5.3 Further the tribunal was of the view that there had been a breach of the implied duty on the part of the respondent not to conduct herself without reasonable and proper cause in a manner likely to destroy or seriously damage the relationship of trust and confidence in her dealings with the claimant. The respondent was aware that a reduction in hours was unacceptable to the claimant and the tribunal noted that she herself would not have found the altered terms and conditions acceptable had she been in the claimant’s position.
5.4 The tribunal is satisfied that these breaches by the respondent were sufficiently serious to justify the claimant leaving her employment and those breaches did in fact precipitate her resignation, which she tendered without delay.
5.5 The tribunal is therefore satisfied that the claimant was constructively dismissed in accordance with Article 127 of the 1996 Order. The tribunal further considers that the dismissal was unfair, as the respondent in this case, having denied that the claimant was dismissed did not discharge her burden under Article 130 to establish that the principal reason for the dismissal fell within one of the potentially fair reasons set out in Article 130(2) of the Order. The tribunal therefore finds that the claimant was unfairly dismissed.
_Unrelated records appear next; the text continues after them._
                 for (int ks = 0; ks < C::KSTEPS; ++ks) {
@@ -139,101 +166,100 @@
                 wg_wait_all();
                 if (par == 0) accum_e = 1;
                 else accum_o = 1;
-                wg_release(&a_empty[slot], lane);
-                if (par == 1) wg_release(&b_empty[bslot], lane);
-                ++unitc;
               }
+              wg_release(&a_empty[slot], lane);
+              if (par == 1) wg_release(&b_empty[bslot], lane);
+              ++unitc;
             }
           }
         }
-        named_bar_sync(2, 128);
-        wg_stage<C::G>(stage, C::LD, acc_e, warp, lane);
-        wg_stage<2 * C::G>(stage + C::G, C::LD, acc_o, warp, lane);
-        named_bar_sync(2, 128);
-      }
-      const int h0 = hb * C::HBLK;
-      const int ntiles = min(TILES, (Ho - h0 + C::R - 1) / C::R);
+      }
+      if (!has_group) continue;
+      const int h = hb * C::HBLK + rr;
+      const bool live = h < Ho;
       const int col = GW ? ct * C::CSTEP - C::HALO + m : wcol;
       const bool cvalid = !GW || (m >= C::HALO && col < Wp);
       const uint32_t vmask = GW ? __ballot_sync(0xffffffffu, cvalid) : 0xffffffffu;
       const float corr = 1.f + p.kappa * (float)(((d > 0) + 1 + (2 * d + 1 < p.D)) * nchunk * 3 * C::KSTEPS * 3);
-      for (int t = 0; t < ntiles; ++t) {
-        const int h = h0 + t * C::R + rr;
-        const bool live = h < Ho;
-        const ptrdiff_t vox = (((ptrdiff_t)b * Do + d) * Ho + h) * Wp + col;
-        const size_t plane = (size_t)Do * Ho * Wp;
-        const ptrdiff_t ncdhw0 = (ptrdiff_t)b * COUT * plane + ((ptrdiff_t)d * Ho + h) * Wp + col;
-        {
-          uint32_t raw[3][32];
-#pragma unroll
-          for (int kw = 0; kw < 3; ++kw)
-#pragma unroll
-            for (int c0 = 0; c0 < 32; c0 += 16) stage_ld16(stage + m * C::LD + kw * C::G + c0, &raw[kw][c0]);
-          float* xb = xchg + (exc & 1) * (4 * 2 * 32);
-          ++exc;
-          if (lane == 31) {
-#pragma unroll
-            for (int i = 0; i < 32; ++i) xb[(q * 2) * 32 + i] = __uint_as_float(raw[1][i]);
+      const ptrdiff_t vox = (((ptrdiff_t)b * Do + d) * Ho + h) * Wp + col;
+      const size_t plane = (size_t)Do * Ho * Wp;
+      const ptrdiff_t ncdhw0 = (ptrdiff_t)b * COUT * plane + ((ptrdiff_t)d * Ho + h) * Wp + col;
+      float out[32];
+#pragma unroll
+      for (int pass = 0; pass < C::NPASS; ++pass) {
+        named_bar_sync(bar_stage, 128);
+        s2_stage16<C::G>(stage, C::LD, acc_e, pass * C::PC, 0, q, lane);
+        s2_stage16<2 * C::G>(stage, C::LD, acc_o, pass * C::PC, C::PC, q, lane);
+        s2_stage16<2 * C::G>(stage, C::LD, acc_o, C::G + pass * C::PC, 2 * C::PC, q, lane);
+        named_bar_sync(bar_stage, 128);
+        const float* srow = stage + m * C::LD;
+        float* xb = xchg + (exc & 1) * (4 * C::PC);
+        ++exc;
+        if (lane == 31) {
+#pragma unroll
+          for (int i = 0; i < C::PC; i += 4)
+            *reinterpret_cast<float4*>(xb + q * C::PC + i) = *reinterpret_cast<const float4*>(srow + C::PC + i);
+        }
+        named_bar_sync(bar_xchg, 128);
+        const float* xl = has_left_q ? xb + (q - 1) * C::PC : zeros;
+#pragma unroll
+        for (int i0 = 0; i0 < C::PC; i0 += 4) {
+          const float4 l4 = *reinterpret_cast<const float4*>(xl + i0);
+          const float4 p14 = *reinterpret_cast<const float4*>(srow + i0);
+          const float4 p04 = *reinterpret_cast<const float4*>(srow + C::PC + i0);
+          const float4 p24 = *reinterpret_cast<const float4*>(srow + 2 * C::PC + i0);
+          const float le[4] = {l4.x, l4.y, l4.z, l4.w};
+          const float p0[4] = {p04.x, p04.y, p04.z, p04.w}, p1[4] = {p14.x, p14.y, p14.z, p14.w}, p2[4] = {p24.x, p24.y, p24.z, p24.w};
+#pragma unroll
+          for (int k = 0; k < 4; ++k) {
+            float left = __shfl_up_sync(0xffffffffu, p0[k], 1);
+            left = (lane == 0) ? le[k] : left;
+            if (W < 32) left = (wcol == 0) ? 0.f : left;
+            out[pass * C::PC + i0 + k] = ((left + p1[k]) + p2[k]) * corr;
           }
-          named_bar_sync(1, 128);
-          const float* xl = has_left_q ? xb + ((q - 1) * 2) * 32 : zeros;
-          float out[32];
-#pragma unroll
-          for (int i0 = 0; i0 < 32; i0 += 4) {
-            const float4 l4 = *reinterpret_cast<const float4*>(xl + i0);
-            const float le[4] = {l4.x, l4.y, l4.z, l4.w};
-#pragma unroll
-            for (int k = 0; k < 4; ++k) {
-              const int i = i0 + k;
-              float left = __shfl_up_sync(0xffffffffu, __uint_as_float(raw[1][i]), 1);
-              left = (lane == 0) ? le[k] : left;
-              if (W < 32) left = (wcol == 0) ? 0.f : left;
-              out[i] = ((left + __uint_as_float(raw[0][i])) + __uint_as_float(raw[2][i])) * corr;
+        }
+      }
+      const uint32_t vm = (W < 32) ? __ballot_sync(0xffffffffu, live) : (live ? vmask : 0u);
+      if (vm && p.out_ndhwc && (!p.residual || p.res_ndhwc)) {
+        store_ndhwc_chunk32(stage + q * 32 * C::LD, lane, out, p.y + (vox - lane) * YS + cg,
+                            p.residual ? p.residual + (vox - lane) * YS + cg : nullptr, YS, s_scale + cg, s_shift + cg, p.act, vm);
+      } else if (live && cvalid) {
+#pragma unroll
+        for (int i = 0; i < 32; ++i) out[i] = fmaf(out[i], s_scale[cg + i], s_shift[cg + i]);
+        if (p.residual) {
+          if (p.res_ndhwc) {
+            const float4* rp = reinterpret_cast<const float4*>(p.residual + vox * YS + cg);
+#pragma unroll
+            for (int i = 0; i < 8; ++i) {
+              const float4 rv = __ldg(rp + i);
+              out[4 * i] += rv.x, out[4 * i + 1] += rv.y, out[4 * i + 2] += rv.z, out[4 * i + 3] += rv.w;
             }
+          } else {
+#pragma unroll
+            for (int i = 0; i < 32; ++i) out[i] += __ldg(p.residual + ncdhw0 + (size_t)(cg + i) * plane);
           }
-          const uint32_t vm = (W < 32) ? __ballot_sync(0xffffffffu, live) : (live ? vmask : 0u);
-          if (vm && p.out_ndhwc && (!p.residual || p.res_ndhwc)) {
-            store_ndhwc_chunk32(stage + q * 32 * C::LD, lane, out, p.y + (vox - lane) * YS + cg,
-                                p.residual ? p.residual + (vox - lane) * YS + cg : nullptr, YS, s_scale + cg, s_shift + cg, p.act,
-                                vm);
-          } else if (live && cvalid) {
-#pragma unroll
-            for (int i = 0; i < 32; ++i) out[i] = fmaf(out[i], s_scale[cg + i], s_shift[cg + i]);
-            if (p.residual) {
-              if (p.res_ndhwc) {
-                const float4* rp = reinterpret_cast<const float4*>(p.residual + vox * YS + cg);
-#pragma unroll
-                for (int i = 0; i < 8; ++i) {
-                  const float4 rv = __ldg(rp + i);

5.6 The claimant’s claims for unpaid holiday pay and notice pay are dismissed as the claimant did not adduce any evidence in relation to these claims.
5.7 The tribunal does not uphold the claimant’s claim under Article 27 (3) of the Employment (NI) Order 2003 as it considers that technically the respondent was not in breach of this provision having provided the claimant with a written statement of the amended particulars of employment prior to the termination of her employment.
6. Remedy
6.1 The parties had agreed a Schedule of Loss subject to liability, which states the basic award to be £7,046.88. The tribunal is satisfied that this is correctly calculated and awards this sum to the claimant.
6.2 The tribunal did not consider it was just and equitable to award any further compensatory award as the claimant decided to undertake a training course and had not sought any further employment since her dismissal.
6.3 This is a relevant decision for the purposes of the Industrial Tribunals (Interest) Order (Northern Ireland) 1990.
Employment Judge:
Date and place of hearing: 17 May 2018, Belfast.